Are you in the process of launching a for-profit corporation (C-Corp) in Florida? This state requires you to include your articles of incorporation which is used to identify certain basic information about the company and its operating characteristics.
This document is not something you will want to make a mistake on, and the state recommends that filers get assistance from a Florida business attorney prior to filing.
This ensures that the document is not lacking any important sections and that it complies with the legal requirements of the state of Florida.

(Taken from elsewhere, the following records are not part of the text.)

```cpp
int vfb_pinned_pool_trim(void);
int vfb_device_pool_trim(void);

#ifdef __cplusplus
}
#endif
#endif
```

vfind_b200/csrc/api.cu:

```cuda
#include <cmath>
#include <cstdio>
#include <cstdlib>
#include <cstring>
#include <sched.h>
#include <string>
#include <thread>
#include <vector>

#include "hash.h"
#include "synth.h"
#include "ctx.cuh"

namespace vfb {

thread_local std::string g_error;
thread_local uint64_t g_launches = 0;

void set_error(const std::string &msg) { g_error = msg; }

int cuda_fail(cudaError_t e, const char *what, const char *file, int line)
{
    char buf[512];
    snprintf(buf, sizeof buf, "CUDA error %d (%s) at %s:%d: %s", (int)e, cudaGetErrorString(e), file, line, what);
    g_error = buf;
// ... 610 lines not shown
    if (c->st_parse) cudaStreamSynchronize(c->st_parse);
    for (auto &ln : c->lanes) { if (ln.st) cudaStreamSynchronize(ln.st); if (ln.st_dp) cudaStreamSynchronize(ln.st_dp); }
    for (auto &s : c->slots) {
        s.d_text.release(); s.d_spans.release(); s.h_text.release(); s.h_spans.release();
        if (s.copied) cudaEventDestroy(s.copied);
        for (auto &ev : s.computed) if (ev) cudaEventDestroy(ev);
    }
    for (auto &g : c->seg) {
        g.text.release(); g.z.release(); g.members.release(); g.spans.release();
        if (g.parsed) cudaEventDestroy(g.parsed);
        if (g.inflated) cudaEventDestroy(g.inflated);
        if (g.copied) cudaEventDestroy(g.copied);
        for (auto &ev : g.computed) if (ev) cudaEventDestroy(ev);
    }
    for (auto &ln : c->lanes) {
        DevBuf *lb[] = {&ln.d_start, &ln.d_end, &ln.d_list_a, &ln.d_list_b, &ln.d_fb_a, &ln.d_fb_b, &ln.d_c32, &ln.d_t64, &ln.d_keys,
                        &ln.d_koff, &ln.d_klen, &ln.d_khash, &ln.d_owner, &ln.d_wins, &ln.d_bestkey, &ln.d_cbval, &ln.d_fb2};
        for (auto *b : lb) b->release();
        if (ln.done) cudaEventDestroy(ln.done);
        if (ln.ev_scanned) cudaEventDestroy(ln.ev_scanned);
        if (ln.ev_aligned) cudaEventDestroy(ln.ev_aligned);
        if (ln.st) cudaStreamDestroy(ln.st);
        if (ln.st_dp) cudaStreamDestroy(ln.st_dp);
    }
    if (c->ev_fork) cudaEventDestroy(c->ev_fork);
    if (c->ev_k4) cudaEventDestroy(c->ev_k4);
    DevBuf *bufs[] = {&c->d_code_pre, &c->d_code_suf, &c->d_generic_scratch, &c->d_diag_exact_pre, &c->d_diag_exact_suf, &c->d_diag_score_pre,
                      &c->d_diag_len_pre, &c->d_diag_score_suf, &c->d_diag_len_suf, &c->t_slots,
                      &c->t_row_hash, &c->t_row_off, &c->t_row_len, &c->t_row_slot, &c->t_arena, &c->t_counters, &c->t_row_count,
                      &c->m_part_rows, &c->m_part_keys, &c->m_cursors, &c->m_chunk_off, &c->m_send, &c->m_recv,
                      &c->d_aligned_text, &c->d_span_sum,
                      &c->x_block_bytes, &c->x_block_rows, &c->x_offsets, &c->x_counts, &c->x_data,
// ... 144 lines not shown
    const uint64_t span_bytes_upper = span_len_ub;
    if (!text_bytes_hint) text_bytes_hint = span_bytes_upper;
    int rc;
    if (n == 0) return VFB_OK;
    const int li = c->n_lanes > 1 ? (int)(c->lane_seq++ & 1u) : 0;
    Lane &ln = c->lanes[li];
    cudaStream_t st = c->n_lanes > 1 ? ln.st : c->st_compute;
    if (lanes_used) *lanes_used |= 1u << li;
    const bool prof = c->profiling;
    if ((rc = ln.d_start.ensure((size_t)n * 4))) return rc;
    if ((rc = ln.d_end.ensure((size_t)n * 4))) return rc;
    if (c->align_pre) { if ((rc = ln.d_list_a.ensure((size_t)n * 4))) return rc; if ((rc = ln.d_fb_a.ensure((size_t)n * 4))) return rc; }
    if (c->align_suf) { if ((rc = ln.d_list_b.ensure((size_t)n * 4))) return rc; if ((rc = ln.d_fb_b.ensure((size_t)n * 4))) return rc; }
    const uint64_t key_bytes_ub = (c->prm.skip_translation ? span_bytes_upper : span_bytes_upper / 3) + 16ull * n;
    if ((rc = ln.d_keys.ensure(key_bytes_ub))) return rc;
    if ((rc = ln.d_koff.ensure((size_t)n * 8))) return rc;
    if ((rc = ln.d_klen.ensure((size_t)n * 4))) return rc;
    if ((rc = ln.d_khash.ensure((size_t)n * 8))) return rc;
    if ((rc = ln.d_owner.ensure((size_t)n * 4))) return rc;
    if (c->win_k_pre >= 0 || c->win_k_suf >= 0) {
        const uint32_t cap = n < 0x3FFFFFFFu ? n * 2u + 1024u : 0x7FFFFFFFu;
        if ((rc = ln.d_wins.ensure((size_t)cap * dpw_item_bytes()))) return rc;
        ln.win_cap = (uint32_t)(ln.d_wins.cap / dpw_item_bytes());
        if (c->prm.debug_win_cap > 0 && (uint32_t)c->prm.debug_win_cap < ln.win_cap) ln.win_cap = (uint32_t)c->prm.debug_win_cap;
        if ((rc = ln.d_bestkey.ensure((size_t)n * 8))) return rc;
        if ((rc = ln.d_cbval.ensure((size_t)n * 8))) return rc;
        if ((rc = ln.d_fb2.ensure((size_t)n * 4))) return rc;
    }
    const bool diag = c->prm.diagnostics != 0;
    if (diag) {
// ... 46 lines not shown
    ++g_launches;
    if (split) {
        VFB_CUDA(cudaEventRecord(ln.ev_aligned, sd));
        VFB_CUDA(cudaStreamWaitEvent(st, ln.ev_aligned, 0));
    }

    KeyJob kj;
    kj.text = d_text; kj.spans = d_spans;
    kj.start = ln.d_start.as<uint32_t>(); kj.end = ln.d_end.as<uint32_t>();
    kj.n_reads = n; kj.text_bytes = text_bytes_hint; kj.skip_translation = c->prm.skip_translation;
    kj.keys = ln.d_keys.as<uint8_t>(); kj.koff = ln.d_koff.as<uint64_t>();
    kj.key_cursor = ln.d_t64.as<unsigned long long>() + T_KEYBYTES;
    kj.klen = ln.d_klen.as<uint32_t>(); kj.khash = ln.d_khash.as<uint64_t>();
    kj.hash_bits = c->prm.debug_hash_bits;
    kj.flank_bytes = (uint32_t)(c->prefix.size() + c->suffix.size());
    bool k4_waited = false;
    InsertJob ij;
    ij.keys = kj.keys; ij.klen = kj.klen; ij.khash = kj.khash; ij.kcount = nullptr; ij.koff = kj.koff;
    ij.key_stride = 0; ij.n_keys = n; ij.owner_slot = ln.d_owner.as<uint32_t>();
    int frc = -1;
    if (c->fused_count && c->ub_rows > 0) {
        if (c->n_lanes > 1 && c->k4_pending) { VFB_CUDA(cudaStreamWaitEvent(st, c->ev_k4, 0)); k4_waited = true; }
        frc = launch_keys_count(kj, c->tab, ln.d_c32.as<uint32_t>() + C_NMISS, st);
        if (frc > 0) return frc;
        if (frc == VFB_OK) { ij.n_keys_dev = ln.d_c32.as<uint32_t>() + C_NMISS; ++c->stats.fused_batches; }
    }
    if (frc != VFB_OK && (rc = launch_keys(kj, st))) return rc;
    if (prof) VFB_CUDA(cudaEventRecord(pev[6], st));

    if (c->n_lanes > 1 && c->k4_pending && !k4_waited) VFB_CUDA(cudaStreamWaitEvent(st, c->ev_k4, 0));
    if ((rc = launch_insert(c->tab, ij, st))) return rc;
    if ((rc = snaps_push(c, n, key_bytes_ub, st))) return rc;
    if (c->n_lanes > 1) {
        VFB_CUDA(cudaEventRecord(c->ev_k4, st));
// ... 929 lines not shown
    DpLayout l;
    uint32_t lcap = 0;
    int K = -1;
    out->packed = plan_packed_dp(sc, adapter_len, out->accept_bound, dp_mode != 1, &l, &lcap, &K) ? 1 : 0;
    out->max_edits = out->packed ? K : -1;
    if (!out->packed) return VFB_OK;
    out->S0 = l.S0; out->LB = l.LB; out->XB = l.XB;
    out->c_eopen = l.c_eopen; out->c_eext = l.c_eext; out->c_fopen = l.c_fopen; out->c_fext = l.c_fext;
    out->hmask = l.hmask; out->lowmask = l.lowmask; out->lenmask = l.lenmask;
    out->neg_e = l.neg_e; out->neg_f = l.neg_f;
    out->w_match = l.w_match; out->w_mismatch = l.w_mismatch; out->w_wild = l.w_wild;
    out->lcap = lcap;
    return VFB_OK;
}

int vfb_host_alloc(void **p, uint64_t bytes)
{
    if (!p) { set_error("null argument"); return VFB_ERR_ARG; }
    VFB_CUDA(cudaMallocHost(p, bytes ? bytes : 1));
    return VFB_OK;
}

int vfb_host_free(void *p)
{
    if (p) VFB_CUDA(cudaFreeHost(p));
    return VFB_OK;
}

int vfb_pinned_pool_trim(void)
{
// ... 12 lines not shown
```

vfind_b200/csrc/ctx.cuh:

```cuda
#pragma once
#include <chrono>
#include <string>
#include <vector>

#include "vfb_internal.cuh"

namespace vfb {

void *device_acquire(int device, size_t want, size_t *cap_out);
void device_release(int device, void *p, size_t cap);
void device_pool_trim();

struct DevBuf {
    void *p = nullptr;
    size_t cap = 0;
    int dev = -1;
    int ensure(size_t bytes, bool keep = false, cudaStream_t st = 0)
    {
        if (bytes <= cap) return VFB_OK;
        if (dev < 0) VFB_CUDA(cudaGetDevice(&dev));
        const size_t want = bytes + bytes / 4 + 256;
        size_t ncap = 0;
        void *np = device_acquire(dev, want, &ncap);
        if (!np) {
// ... 37 lines not shown
    {
        pinned_release(p, cap);
        p = nullptr;
        cap = 0;
    }
};

#define VFB_LANES 2
struct Lane {
    cudaStream_t st = nullptr;
    cudaStream_t st_dp = nullptr;
    cudaEvent_t ev_scanned = nullptr, ev_aligned = nullptr;
    cudaEvent_t done = nullptr;
    bool pending = false;
    DevBuf d_start, d_end, d_list_a, d_list_b, d_fb_a, d_fb_b, d_c32, d_t64;
    DevBuf d_keys, d_koff, d_klen, d_khash, d_owner;
    DevBuf d_wins, d_bestkey, d_cbval, d_fb2;
    uint32_t win_cap = 0;
};
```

Required Sections of the Articles of Incorporation
Florida requires specific sections in your articles of incorporation including the following:
- Corporation Name
- Principal Place of Business
- Mailing Address
- Registered Agent Name and Address
- Registered Agent’s Signature
- Corporate Purpose
- Effective Date
- Stock Shares
There are additional items that may need to be included such as more extensive details about stock options, the powers of the corporation, dissolution procedures, indemnification clauses and other sections.
Therefore, you don’t necessarily want to only include the minimum information, and meeting with a business formation attorney can ensure that your articles of incorporation include everything needed for your specific situation.

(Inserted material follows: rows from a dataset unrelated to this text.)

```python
class _FrameFn(torch.autograd.Function):

  @staticmethod
  def forward(ctx, position, log_scaling, rotation, alpha_logit, feature, T, proj, cam_pos, cull_args, st: _RasterState,
              grad_out, sink, want_jac):
    pos, ls, rot, al = f32(position), f32(log_scaling), f32(rotation), f32(alpha_logit)
    sh, cam = f32(feature), f32(cam_pos)
    N, K, dev = pos.shape[0], sh.shape[2], pos.device
    W, H, near, far, margin = cull_args
    if N == 0:
      st.M = 0
      image = _blank_frame(st, dev)
      indexes, jac = torch.empty(0, dtype=torch.int64, device=dev), None
    else:
      frame = _lib.GsrFrameC(
          position=pos.data_ptr(), log_scaling=ls.data_ptr(), rotation_xyzw=rot.data_ptr(), alpha_logit=al.data_ptr(),
          sh_features=sh.data_ptr(), N=N, K=K, W=W, H=H, T_camera_world=T.data_ptr(), projection=proj.data_ptr(),
          camera_pos=cam.data_ptr(), near_plane=near, far_plane=far, params=st.params,
          want_jacobian=int(bool(want_jac and K > 1)), want_median=int(st.want_median),
          compute_visibility=int(st.compute_visibility), needs_grad=int(bool(st.needs_grad)), seg_pairs=st.seg_pairs,
          seg_min_pairs=st.seg_min, C=3)
      out, plan, M, image = _run_frame(frame, st, dev, N, projected=False)
      indexes = _arena_view(out.view(torch.int64), plan.indexes, (M,))
      jac = _arena_view(out.view(torch.float32), plan.jacobian, (M, 9)) if plan.jacobian >= 0 else None
    rows = st.rows
    ctx.save_for_backward(pos, ls, rot, al, sh, indexes, T, proj, cam)
    ctx.set_materialize_grads(False)
    ctx.st, ctx.jac, ctx.grad_out, ctx.sink = st, jac, grad_out, sink
    ctx.in_dtypes = (position.dtype, log_scaling.dtype, rotation.dtype, alpha_logit.dtype, feature.dtype)
    ctx.mark_non_differentiable(indexes)
    return image, rows[:, 0:6], rows[:, 10:11], indexes

  @staticmethod
  def backward(ctx, d_image, d_g2d, d_depth, _d_indexes):
    pos, ls, rot, al, sh, indexes, T, proj, cam = ctx.saved_tensors
    st: _RasterState = ctx.st
    M, N, K, dev = indexes.shape[0], pos.shape[0], sh.shape[2], pos.device
    go, sink = ctx.grad_out, ctx.sink
    collector = sink.collector if sink is not None else None
    nothing = (None,) * 13
    want_cam = ctx.needs_input_grad[5] or ctx.needs_input_grad[6]
    partials = d_camera = None
    want_sh = sink is not None or ctx.needs_input_grad[4]
    geometry, feature = _sh.gradient_destinations("render_gaussians.backward", N, M, K, go, sink, want_feature=want_sh)
# ... 148 lines not shown
```

Baseline: 579.7 million.

## Fuse offset scan into tile emit kernel and precompute conic reciprocals

For frames up to a size threshold, the exclusive-scan offsets are now computed inside the tile emit kernel. Each block sums the preceding blocks' per-block totals and does a block scan, which removes a separate scan pass and its launches. Separately, the tile-hit tests precompute 1/A and 1/C once per splat and reuse the edge argmin across the two half-tile rects, replacing per-tile divisions. The fused scan makes each block do O(blockIdx) reads of the block sums, a quadratic-ish cost that grows with M.

After: 568.4 million. -2.0%, worse.

```diff
diff --git a/include/gsplat_hip.h b/include/gsplat_hip.h
--- a/include/gsplat_hip.h
+++ b/include/gsplat_hip.h
@@ -156,6 +156,12 @@
 int gsr_tile_emit(const float* rows, const uint32_t* order, const uint32_t* offsets, const uint32_t* tile_hits, int64_t M,
                   int32_t W, int32_t H, const GsrRasterParamsC* params_host, uint32_t* keys_out, uint32_t* inst2splat_out,
                   int64_t capacity, const uint32_t* M_dev , void* stream);
+#define GSR_TILE_EMIT_SCAN_MAX 1048576
+int gsr_tile_bin(const float* rows, const uint32_t* order, int64_t M, int32_t W, int32_t H,
+                 const GsrRasterParamsC* params_host, uint32_t* count_out, uint32_t* tile_hits_out, const uint32_t* M_dev,
+                 uint32_t* offsets_out, uint32_t* total_dev, uint32_t* overflow_flag, uint32_t* keys_out,
+                 uint32_t* inst2splat_out, int64_t capacity, int64_t emit_scan_max, void* workspace,
+                 size_t workspace_bytes, void* stream);
 int gsr_tile_ranges(const uint32_t* sorted_keys, int64_t O, int32_t num_tiles, uint32_t* tile_range,
                     const uint32_t* O_dev , void* stream);
 
@@ -258,6 +264,7 @@
   int32_t C;
   const uint32_t* depth_order;
   int32_t feature_table;
+  int32_t emit_scan_max;
 } GsrFrameC;
 typedef struct GsrFramePlanC {
   int64_t out_bytes, work_bytes;
diff --git a/splat-trainer_amd/csrc/binning.hip b/splat-trainer_amd/csrc/binning.hip
--- a/splat-trainer_amd/csrc/binning.hip
+++ b/splat-trainer_amd/csrc/binning.hip
@@ -22,10 +22,10 @@
   uint32_t lo, hi;
 };
 
-__device__ __forceinline__ uint32_t hits_of_large_extent(float u, float v, float A, float B, float C, float qmax, int x0,
-                                                         int x1, int y0, int y1, uint32_t* keys, uint32_t* ranks,
-                                                         uint32_t o, uint32_t capacity, uint32_t k, int tiles_x,
-                                                         int lane) {
+__device__ __forceinline__ uint32_t hits_of_large_extent(float u, float v, float A, float B, float C,
+                                                         const GsrConicRcp& r, float qmax, int x0, int x1, int y0,
+                                                         int y1, uint32_t* keys, uint32_t* ranks, uint32_t o,
+                                                         uint32_t capacity, uint32_t k, int tiles_x, int lane) {
   const int nx = x1 - x0, total = nx * (y1 - y0);
   uint32_t n = 0;
   for (int t0 = 0; t0 < total; t0 += 64) {
@@ -35,7 +35,7 @@
     if (t < total) {
       ty = y0 + t / nx;
       tx = x0 + t % nx;
-      if (gsr_tile_hit(u, v, A, B, C, qmax, tx, ty)) hm = gsr_tile_half_mask(u, v, A, B, C, qmax, tx, ty);
+      if (gsr_tile_hit(u, v, A, B, C, r, qmax, tx, ty)) hm = gsr_tile_half_mask(u, v, A, B, C, r, qmax, tx, ty);
     }
     const uint64_t hit = __ballot(hm != 0u);
     if (keys && hm) {
@@ -62,8 +62,9 @@
   while (todo) {
     const int l = __builtin_ctzll(todo);
     todo &= todo - 1ull;
+    const float Al = gsr_bcast(A, l), Cl = gsr_bcast(C, l);
     const uint32_t n = hits_of_large_extent(
-        gsr_bcast(u, l), gsr_bcast(v, l), gsr_bcast(A, l), gsr_bcast(B, l), gsr_bcast(C, l), gsr_bcast(e.qmax, l),
+        gsr_bcast(u, l), gsr_bcast(v, l), Al, gsr_bcast(B, l), Cl, gsr_conic_rcp(Al, Cl), gsr_bcast(e.qmax, l),
         __builtin_amdgcn_readlane(e.x0, l), __builtin_amdgcn_readlane(e.x1, l), __builtin_amdgcn_readlane(e.y0, l),
         __builtin_amdgcn_readlane(e.y1, l), keys, ranks, (uint32_t)__builtin_amdgcn_readlane((int)o, l), capacity,
         (uint32_t)__builtin_amdgcn_readlane((int)sid, l), tiles_x, lane);
@@ -94,11 +95,12 @@
     if (nx > 0 && ny > 0) {
       if (nx * ny <= 32) {
         h.shape = (uint32_t)nx | ((uint32_t)ny << 8);
+        const GsrConicRcp rc = gsr_conic_rcp(ab.x, co.x);
         uint64_t map = 0ull;
         int t = 0;
         for (int ty = e.y0; ty < e.y1; ++ty)
           for (int tx = e.x0; tx < e.x1; ++tx, ++t) {
-            const uint64_t hm = gsr_tile_half_mask(uv.x, uv.y, ab.x, ab.y, co.x, e.qmax, tx, ty);
+            const uint64_t hm = gsr_tile_half_mask(uv.x, uv.y, ab.x, ab.y, co.x, rc, e.qmax, tx, ty);
             map |= hm << (2 * t);
             n += hm ? 1u : 0u;
           }
@@ -179,21 +181,49 @@
 }
 
 
+template <bool SCAN>
 __global__ __launch_bounds__(256) void tile_emit_kernel(const float* __restrict__ rows,
                                                         const uint32_t* __restrict__ order,
-                                                        const uint32_t* __restrict__ offsets,
+                                                        std::conditional_t<SCAN, uint32_t, const uint32_t>* __restrict__
+                                                            offsets,
                                                         const TileHits* __restrict__ hits, int64_t M, int tiles_x,
                                                         int tiles_y, GsrRasterParams rp, uint32_t* __restrict__ keys,
                                                         uint32_t* __restrict__ inst2splat, uint32_t capacity,
-                                                        const uint32_t* __restrict__ M_dev) {
+                                                        const uint32_t* __restrict__ M_dev,
+                                                        const uint32_t* __restrict__ count,
+                                                        const uint32_t* __restrict__ sums256,
+                                                        uint32_t* __restrict__ total_out,
+                                                        uint32_t* __restrict__ overflow) {
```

Florida Corporation Bylaws
In addition, you will also need to create the corporation’s bylaws, and although they do not need to be filed with the Division of Corporations, they will cover important information such as when and how shareholder meetings will be held, the ability to issue stock certificates, the size of the board of directors, how the board will function, corporate office responsibilities and more.
Again, this is another area where the advice of your attorney will prove to be helpful.

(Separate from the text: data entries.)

template <bool E4M3>
__global__ void __launch_bounds__(kPreThreads) fp16_operands_convert_kernel(const __grid_constant__ PreParams p) {
  const int b = blockIdx.z, h = blockIdx.y;
  const long long row0 = load_index(p.seq_offsets, p.offsets_i64, b);
  const int len = min((int)(load_index(p.seq_offsets, p.offsets_i64, b + 1) - row0), p.max_seq_len);
  const int r0 = blockIdx.x * kPreRows;
  if (r0 >= len) return;
  const int rows = min(kPreRows, len - r0);
  const int d = E4M3 ? p.d : kPreD, cpr = d / 8;
  int exps[kAmaxSlots] = {0, 0, 0, 0};
  if constexpr (!E4M3) {
    const OperandExps ex = operand_exps(p.amax + ((long long)b * p.heads + h) * kAmaxSlots, p.alpha, kPreD);
    exps[0] = ex.q, exps[1] = ex.k, exps[2] = ex.v, exps[3] = ex.o;
  }
  for (int o = 0; o < p.nops; ++o) {
    const PreOperand& op = p.op[o];
    const int e = exps[o];
    for (int c = threadIdx.x; c < rows * cpr; c += kPreThreads) {
      const int r = c / cpr, part = c % cpr;
      const long long row = row0 + r0 + r;
      uint32_t y[4];
      if constexpr (E4M3) {
        const uint2 x = *reinterpret_cast<const uint2*>(reinterpret_cast<const uint8_t*>(op.src) + row * op.row_stride +
                                                        (long long)h * op.head_stride + part * 8);
        const uint32_t w[2] = {x.x, x.y};
#pragma unroll
        for (int i = 0; i < 4; ++i) {
          const __half2_raw v = __nv_cvt_fp8x2_to_halfraw2((__nv_fp8x2_storage_t)(w[i >> 1] >> (16 * (i & 1))), __NV_E4M3);
          y[i] = (uint32_t)v.x | ((uint32_t)v.y << 16);
        }
      } else {
        const uint4 x = *reinterpret_cast<const uint4*>(reinterpret_cast<const uint16_t*>(op.src) + row * op.row_stride +
                                                        (long long)h * op.head_stride + part * 8);
        const uint32_t w[4] = {x.x, x.y, x.z, x.w};
#pragma unroll
        for (int i = 0; i < 4; ++i) {
          const __half2 v = __floats2half2_rn(scalbnf(bf16_bits_to_float(w[i] & 0xffffu), e), scalbnf(bf16_bits_to_float(w[i] >> 16), e));
          y[i] = *reinterpret_cast<const uint32_t*>(&v);
        }
      }
      *reinterpret_cast<uint4*>(op.dst + (row * p.heads + h) * d + part * 8) = make_uint4(y[0], y[1], y[2], y[3]);
    }
  }
}

static size_t align256(size_t n) { return (n + 255) / 256 * 256; }

size_t fp16_operands_workspace_bytes(const hstu_attn_params& p, bool bwd) {
  const size_t amax = align256((size_t)p.batch * p.heads * kAmaxSlots * sizeof(uint32_t));
  const size_t copy = align256((size_t)p.total_rows * p.heads * kPreD * sizeof(__half));
  return amax + (bwd ? 4 : 3) * copy;
}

Templates Are Often Lacking
You might find a template for your articles of incorporation, but mistakes can be quite easy to make when trying to modify a template for your business. This can result in delays in the processing of your business filing, compliance issues, and potential complications in the future.
Even if you have a business formation attorney in Florida simply overlook your articles of incorporation before you file them, it is much better than sending them out without any review at all.